(Exercise) Every line containing the string "base" is to be copied from the records.

(Available records)
@@ -888,10 +894,10 @@
   M2M_STAMP(6 + (SELF ? 1 : 0), 1);
 
   constexpr int OCH = 32 / E;
-  const T* worow = reinterpret_cast<const T*>(a.Wo) + (int64_t)on_ * a.inner + hh * DK + opart * 32;
+  const T* woimg = reinterpret_cast<const T*>(a.Wo) + ((int64_t)hh * OCH * 2 * a.d + min(tid, 2 * a.d - 1)) * E;
   Vec16<T> wo[OCH];
 #pragma unroll
-  for (int u = 0; u < OCH; ++u) wo[u].v = *reinterpret_cast<const V16*>(worow + u * E);
+  for (int u = 0; u < OCH; ++u) wo[u].v = *reinterpret_cast<const V16*>(woimg + (int64_t)u * 2 * a.d * E);
   const int o2 = tid >> 3, part2 = tid & 7;
   const int which2 = 1 + (o2 >> 6), dd2 = o2 & 63;
   const T* wrow2 = reinterpret_cast<const T*>(a.Wp) + ((int64_t)which2 * a.inner + hh * DK + dd2) * a.d;
@@ -1335,10 +1341,10 @@
   }
 
   constexpr int OCH = 32 / E;
-  const T* worow = reinterpret_cast<const T*>(a.Wo) + (int64_t)on_ * a.inner + hh * DK + opart * 32;
+  const T* woimg = reinterpret_cast<const T*>(a.Wo) + ((int64_t)hh * OCH * 2 * a.d + min(tid, 2 * a.d - 1)) * E;
   Vec16<T> wo[OCH];
 #pragma unroll
-  for (int u = 0; u < OCH; ++u) wo[u].v = *reinterpret_cast<const V16*>(worow + u * E);
+  for (int u = 0; u < OCH; ++u) wo[u].v = *reinterpret_cast<const V16*>(woimg + (int64_t)u * 2 * a.d * E);
 #pragma unroll
   for (int c = 0; c < C; ++c) {
     const int bc = min(b0 + c, nb - 1);
@@ -2442,7 +2448,7 @@
   }
   if (self) {
     const size_t off = ((size_t)layer * kv_layer_elems(s, s->max_dec) + (size_t)v.b0 * H * s->max_dec * DK) * es;
-    a.ln_w = L.ln0; a.Wp = L.wqkv; a.Wo = L.wo;
+    a.ln_w = L.ln0; a.Wp = L.wqkv; a.Wo = L.wo_img;
     a.Kc = (unsigned char*)s->self_k + off;
     a.Vc = (unsigned char*)s->self_v + off;
     a.kv_stride = s->max_dec; a.n_keys = 0; a.self_len_override = self_len;
@@ -2451,7 +2457,7 @@
   }
   const size_t per = (size_t)s->B * H * s->S * DK;
   const size_t voff = (size_t)(beam ? v.b0 / s->beam_nb : v.b0) * H * s->S * DK;
-  a.ln_w = L.ln1; a.Wp = L.wcq; a.Wo = L.wco;
+  a.ln_w = L.ln1; a.Wp = L.wcq; a.Wo = L.wco_img;
   a.Kc = (unsigned char*)s->cross_kv + (((size_t)layer * 2 + 0) * per + voff) * es;
   a.Vc = (unsigned char*)s->cross_kv + (((size_t)layer * 2 + 1) * per + voff) * es;
   a.kv_stride = s->S; a.n_keys = s->S; a.self_len_override = 0; a.bias = nullptr; a.bias_stride = 0;
@@ -2473,7 +2479,7 @@
     if ((rc = decode_launch_attn(s, v, false, l, 0, st, headless, !forced))) return rc;
     DecFfArgs f{};
     f.x = xC; f.x_out = xA; f.x_zero = xB; f.ln_w = L.ln2; f.eps = g.layer_norm_eps;
-    f.Wi = L.wi; f.Wo = L.wo_ff; f.d = g.d_model; f.d_ff = g.d_ff; f.B = v.nb; f.state = v.state;
+    f.Wimg = L.ff_img; f.d = g.d_model; f.d_ff = g.d_ff; f.B = v.nb; f.state = v.state;
     f.check_done = (headless && l == 0) ? 1 : 0;
     if ((rc = launch_dec_ff(P, f, decode_ff_rows(s, v.nb), decode_ff_slices(s, v.nb), st))) return rc;
   }
diff --git a/music2midi_amd/csrc/repack.hip b/music2midi_amd/csrc/repack.hip
--- a/music2midi_amd/csrc/repack.hip
+++ b/music2midi_amd/csrc/repack.hip
@@ -49,6 +49,55 @@
   return M2M_OK;
 }
 
+template <typename T>
+__global__ void ff_image_kernel(const T* __restrict__ wi, const T* __restrict__ wo, T* __restrict__ img, int dff, int d) {
+  constexpr int EPC = 16 / (int)sizeof(T), HPF = 8 / EPC;
+  const int KS = d / 64;
+  const int64_t n = (int64_t)3 * dff * d / EPC;
+  const int64_t stride = (int64_t)gridDim.x * blockDim.x;
+  for (int64_t i = (int64_t)blockIdx.x * blockDim.x + threadIdx.x; i < n; i += stride) {
+    const int lane = (int)(i & 63), r = lane & 15, g = lane >> 4;
+    int64_t q = i >> 6;
+    const int half = (int)(q % HPF); q /= HPF;
+    const int f = (int)(q % 12); q /= 12;
+    const int ks = (int)(q % KS), c = (int)(q / KS);
+    const T* src = f < 8 ? wi + (int64_t)(64 * c + 16 * (f >> 1) + r) * d + 64 * ks + 32 * (f & 1) + 8 * g
+                         : wo + (int64_t)(16 * (4 * ks + f - 8) + r) * dff + 32 * c + 8 * g;
+    reinterpret_cast<uint4*>(img)[i] = *reinterpret_cast<const uint4*>(src + EPC * half);
+  }
+}
+
+int launch_ff_image(int precision, const void* wi, const void* wo_ff, void* img, int dff, int d, hipStream_t st) {
+  const int64_t n = (int64_t)3 * dff * d / (precision == M2M_PREC_BF16 ? 8 : 4);
+  if (precision == M2M_PREC_BF16)
+    hipLaunchKernelGGL(ff_image_kernel<bf16_t>, dim3(grid_for(n)), dim3(256), 0, st, (const bf16_t*)wi, (const bf16_t*)wo_ff, (bf16_t*)img, dff, d);
+  else
+    hipLaunchKernelGGL(ff_image_kernel<float>, dim3(grid_for(n)), dim3(256), 0, st, (const float*)wi, (const float*)wo_ff, (float*)img, dff, d);
+  M2M_CHECK_HIP(hipGetLastError());
+  return M2M_OK;
+}
+
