## Share identical prefix columns across HMMs in forward groups

At plan time, finds for each HMM how many leading columns have transitions and emissions identical to the previous HMM in the same segment. The forward kernel then maps shared columns to a single computed state slot, so those cells are not recomputed, and re-packs group sizes by a column budget that counts only the unshared columns. The aim is to remove redundant forward DP arithmetic and register pressure for barcode HMMs with common prefixes. It adds constexpr slot-mapping complexity and can change group sizes, which affects unrolling and register use.

Result: slower. 82.69 million (-2.0%).

```diff
diff --git a/tagdust_amd/csrc/td_jit.h b/tagdust_amd/csrc/td_jit.h
--- a/tagdust_amd/csrc/td_jit.h
+++ b/tagdust_amd/csrc/td_jit.h
@@ -16,6 +16,7 @@
 	int restart = -1;
 	int firstseg = -1;
 	int trie_sh = 2;
+	int fwd_share = 1;
 	int profile = 0;
 	int prune_stats = -1;
 	std::string extra_opts;
@@ -30,6 +31,8 @@
 	int S = 0, H = 0, C = 0;
 	std::vector<int> col_off, hmm_off;
 	std::vector<int> group, group_f;
+	std::vector<int> fwd_share;
+	std::vector<int> group_fn;
 	std::vector<int> pure_last, drop_m;
 	std::vector<int> bw_off;
 	int64_t halves = 0;
diff --git a/tagdust_amd/csrc/td_jit.hip b/tagdust_amd/csrc/td_jit.hip
--- a/tagdust_amd/csrc/td_jit.hip
+++ b/tagdust_amd/csrc/td_jit.hip
@@ -39,6 +39,7 @@
 	k.groupcols_fwd = num("TD_SPEC_GROUPCOLS_FWD", k.groupcols_fwd);
 	k.rt_min = num("TD_SPEC_RT_MIN", k.rt_min);
 	k.trie_sh = num("TD_SPEC_TRIE_SH", k.trie_sh);
+	k.fwd_share = flag("TD_SPEC_FWD_SHARE", k.fwd_share);
 	k.profile = num("TD_SPEC_PROFILE", k.profile);
 	k.lsum_oob = flag("TD_SPEC_LSUM_OOB", k.lsum_oob);
 	k.prune = flag("TD_SPEC_PRUNE", k.prune);
@@ -156,6 +157,28 @@
 			p.rt_b[j] = p.rt[j];
 		} else {
 			p.rt_b[j] = rt_prefix(m, j, p.col_off[j], p.base.data(), &p.hi[j], &p.lo[j], &p.nv[j], 2);
+		}
+	}
+	p.fwd_share.assign(H, 0); p.group_fn.assign(H, 0);
+	if (k.fwd_share) {
+		for (int j = 0; j < S; j++) {
+			const int n = m->n_hmm[j], nc = m->n_col[j], co = p.col_off[j], ho = p.hmm_off[j];
+			for (int f = 1; f < n; f++) {
+				int s = 0;
+				for (; s < nc - 1; s++) {
+					const size_t q = (size_t)(co + f * nc + s), q0 = q - (size_t)nc;
+					if (memcmp(m->trans + q * 9, m->trans + q0 * 9, 36) || memcmp(m->eM + q * 5, m->eM + q0 * 5, 20) ||
+					    memcmp(m->eI + q * 5, m->eI + q0 * 5, 20) || memcmp(&m->sM[q], &m->sM[q0], 4) || memcmp(&m->sI[q], &m->sI[q0], 4)) break;
+				}
+				p.fwd_share[ho + f] = s;
+			}
+			const int budget = p.rt[j] > 0 ? p.group[j] * nc : (k.groupcols_fwd > 0 ? k.groupcols_fwd : k.groupcols);
+			for (int f = p.rt[j]; f < n;) {
+				int nf = 1, cols = nc;
+				while (f + nf < n && cols + nc - p.fwd_share[ho + f + nf] <= budget) { cols += nc - p.fwd_share[ho + f + nf]; nf++; }
+				p.group_fn[ho + f] = nf;
+				f += nf;
+			}
 		}
 	}
 	{
@@ -234,6 +257,7 @@
 	int_array("kTrieOrd", p.trie_ord);
 	int_array("kGroup", p.group); int_array("kGroupF", p.group_f); int_array("kPureLast", p.pure_last); int_array("kDropM", p.drop_m); int_array("kBwOff", p.bw_off);
 	int_array("kRt", p.rt); int_array("kBase", p.base);
+	if (p.k.fwd_share) { s += "#define TDS_FWD_SHARE 1\n"; int_array("kShareF", p.fwd_share); int_array("kGroupFN", p.group_fn); }
 	auto float_array = [&](const char* name, const std::vector<float>& v) {
 		s += std::string("static constexpr float ") + name + "[" + std::to_string(v.size()) + "] = {";
 		for (size_t i = 0; i < v.size(); i++) { s += flit(v[i]); if (i + 1 < v.size()) s += ","; }
diff --git a/tagdust_amd/csrc/td_spec_kernel.inc b/tagdust_amd/csrc/td_spec_kernel.inc
--- a/tagdust_amd/csrc/td_spec_kernel.inc
+++ b/tagdust_amd/csrc/td_spec_kernel.inc
@@ -215,6 +215,9 @@
 #endif
 #ifndef TDS_SCAN_B
 #define TDS_SCAN_B 8
+#endif
+#ifndef TDS_FWD_SHARE
+#define TDS_FWD_SHARE 0
 #endif
 #ifndef TDS_PRUNE_TT
 #define TDS_PRUNE_TT (-88.0f)
@@ -940,7 +943,24 @@
 	for (int g = 0; g < NC; g++) { rs[(2 * g) * TD_WAVE] = Mlo[g]; rs[(2 * g + 1) * TD_WAVE] = Ilo[g]; }
 }
 
-template <int J, int NF, bool RT>
+template <int NF, int NC> struct FwdSlots { int sh[NF]; int s[NF][NC]; int nd; };
+template <int J, int NF, int F0S>
+constexpr FwdSlots<NF, kNCol[J]> fwd_slots()
+{
+	FwdSlots<NF, kNCol[J]> r{};
+	for (int f = 0; f < NF; f++) {
+#if TDS_FWD_SHARE
+		r.sh[f] = (F0S < 0 || f == 0) ? 0 : kShareF[kHmmOff[J] + F0S + f];
+#else
+		r.sh[f] = 0;
+#endif
+		for (int g = 0; g < kNCol[J]; g++) r.s[f][g] = (g < r.sh[f]) ? r.s[f - 1][g] : r.nd++;
+	}
+	return r;
+}
+template <int J, int NF, int F0S> static constexpr FwdSlots<NF, kNCol[J]> kFwdSlots = fwd_slots<J, NF, F0S>();
+
+template <int J, int NF, bool RT, int F0S = -1>
 DEV void fwd_group(const Wv& w, const uint8_t* __restrict__ codes, const float* __restrict__ P,
                    float* __restrict__ Cs, const float* __restrict__ PB, const uint8_t* __restrict__ BW,
                    float* __restrict__ DP, float* __restrict__ TOTAL, const float b, const int f0)
@@ -957,17 +977,17 @@
 	constexpr int NQ = NSF / 2;
 	constexpr int NT = NSF & 1;
 	constexpr bool skip_live = LIVE(kSkip[J]);
-	float Mp[NF][NC], Ip[NF][NC], tot[NF];
-#pragma unroll
-	for (int f = 0; f < NF; f++) {
-		tot[f] = NEG_INF;
-#pragma unroll
-		for (int g = 0; g < NC; g++) { Mp[f][g] = NEG_INF; Ip[f][g] = NEG_INF; }
-	}
+#define FSL kFwdSlots<J, NF, F0S>
+	constexpr int ND = FSL.nd;
+	float Mp[ND], Ip[ND], tot[NF];
+#pragma unroll
+	for (int f = 0; f < NF; f++) tot[f] = NEG_INF;
+#pragma unroll
+	for (int d = 0; d < ND; d++) { Mp[d] = NEG_INF; Ip[d] = NEG_INF; }
 	if (TDS_RESTART && J >= kSfxFirst && w.rf_on) {
 		const float* rs = w.rs + (int64_t)kColOff[J] * 2 * TD_WAVE + w.lane;
 #pragma unroll
-		for (int g = 0; g < NC; g++) { Mp[0][g] = rs[(2 * g) * TD_WAVE]; Ip[0][g] = rs[(2 * g + 1) * TD_WAVE]; }
+		for (int g = 0; g < NC; g++) { Mp[g] = rs[(2 * g) * TD_WAVE]; Ip[g] = rs[(2 * g + 1) * TD_WAVE]; }
 	}
 	constexpr bool p_init = (J == 0);
 	const bool resumed = TDS_RESTART && (J >= kSfxFirst) && w.rf_on;
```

(Written solution)
 			p.rt_b[j] = rt_prefix(m, j, p.col_off[j], p.base.data(), &p.hi[j], &p.lo[j], &p.nv[j], 2);
 	int_array("kRt", p.rt); int_array("kBase", p.base);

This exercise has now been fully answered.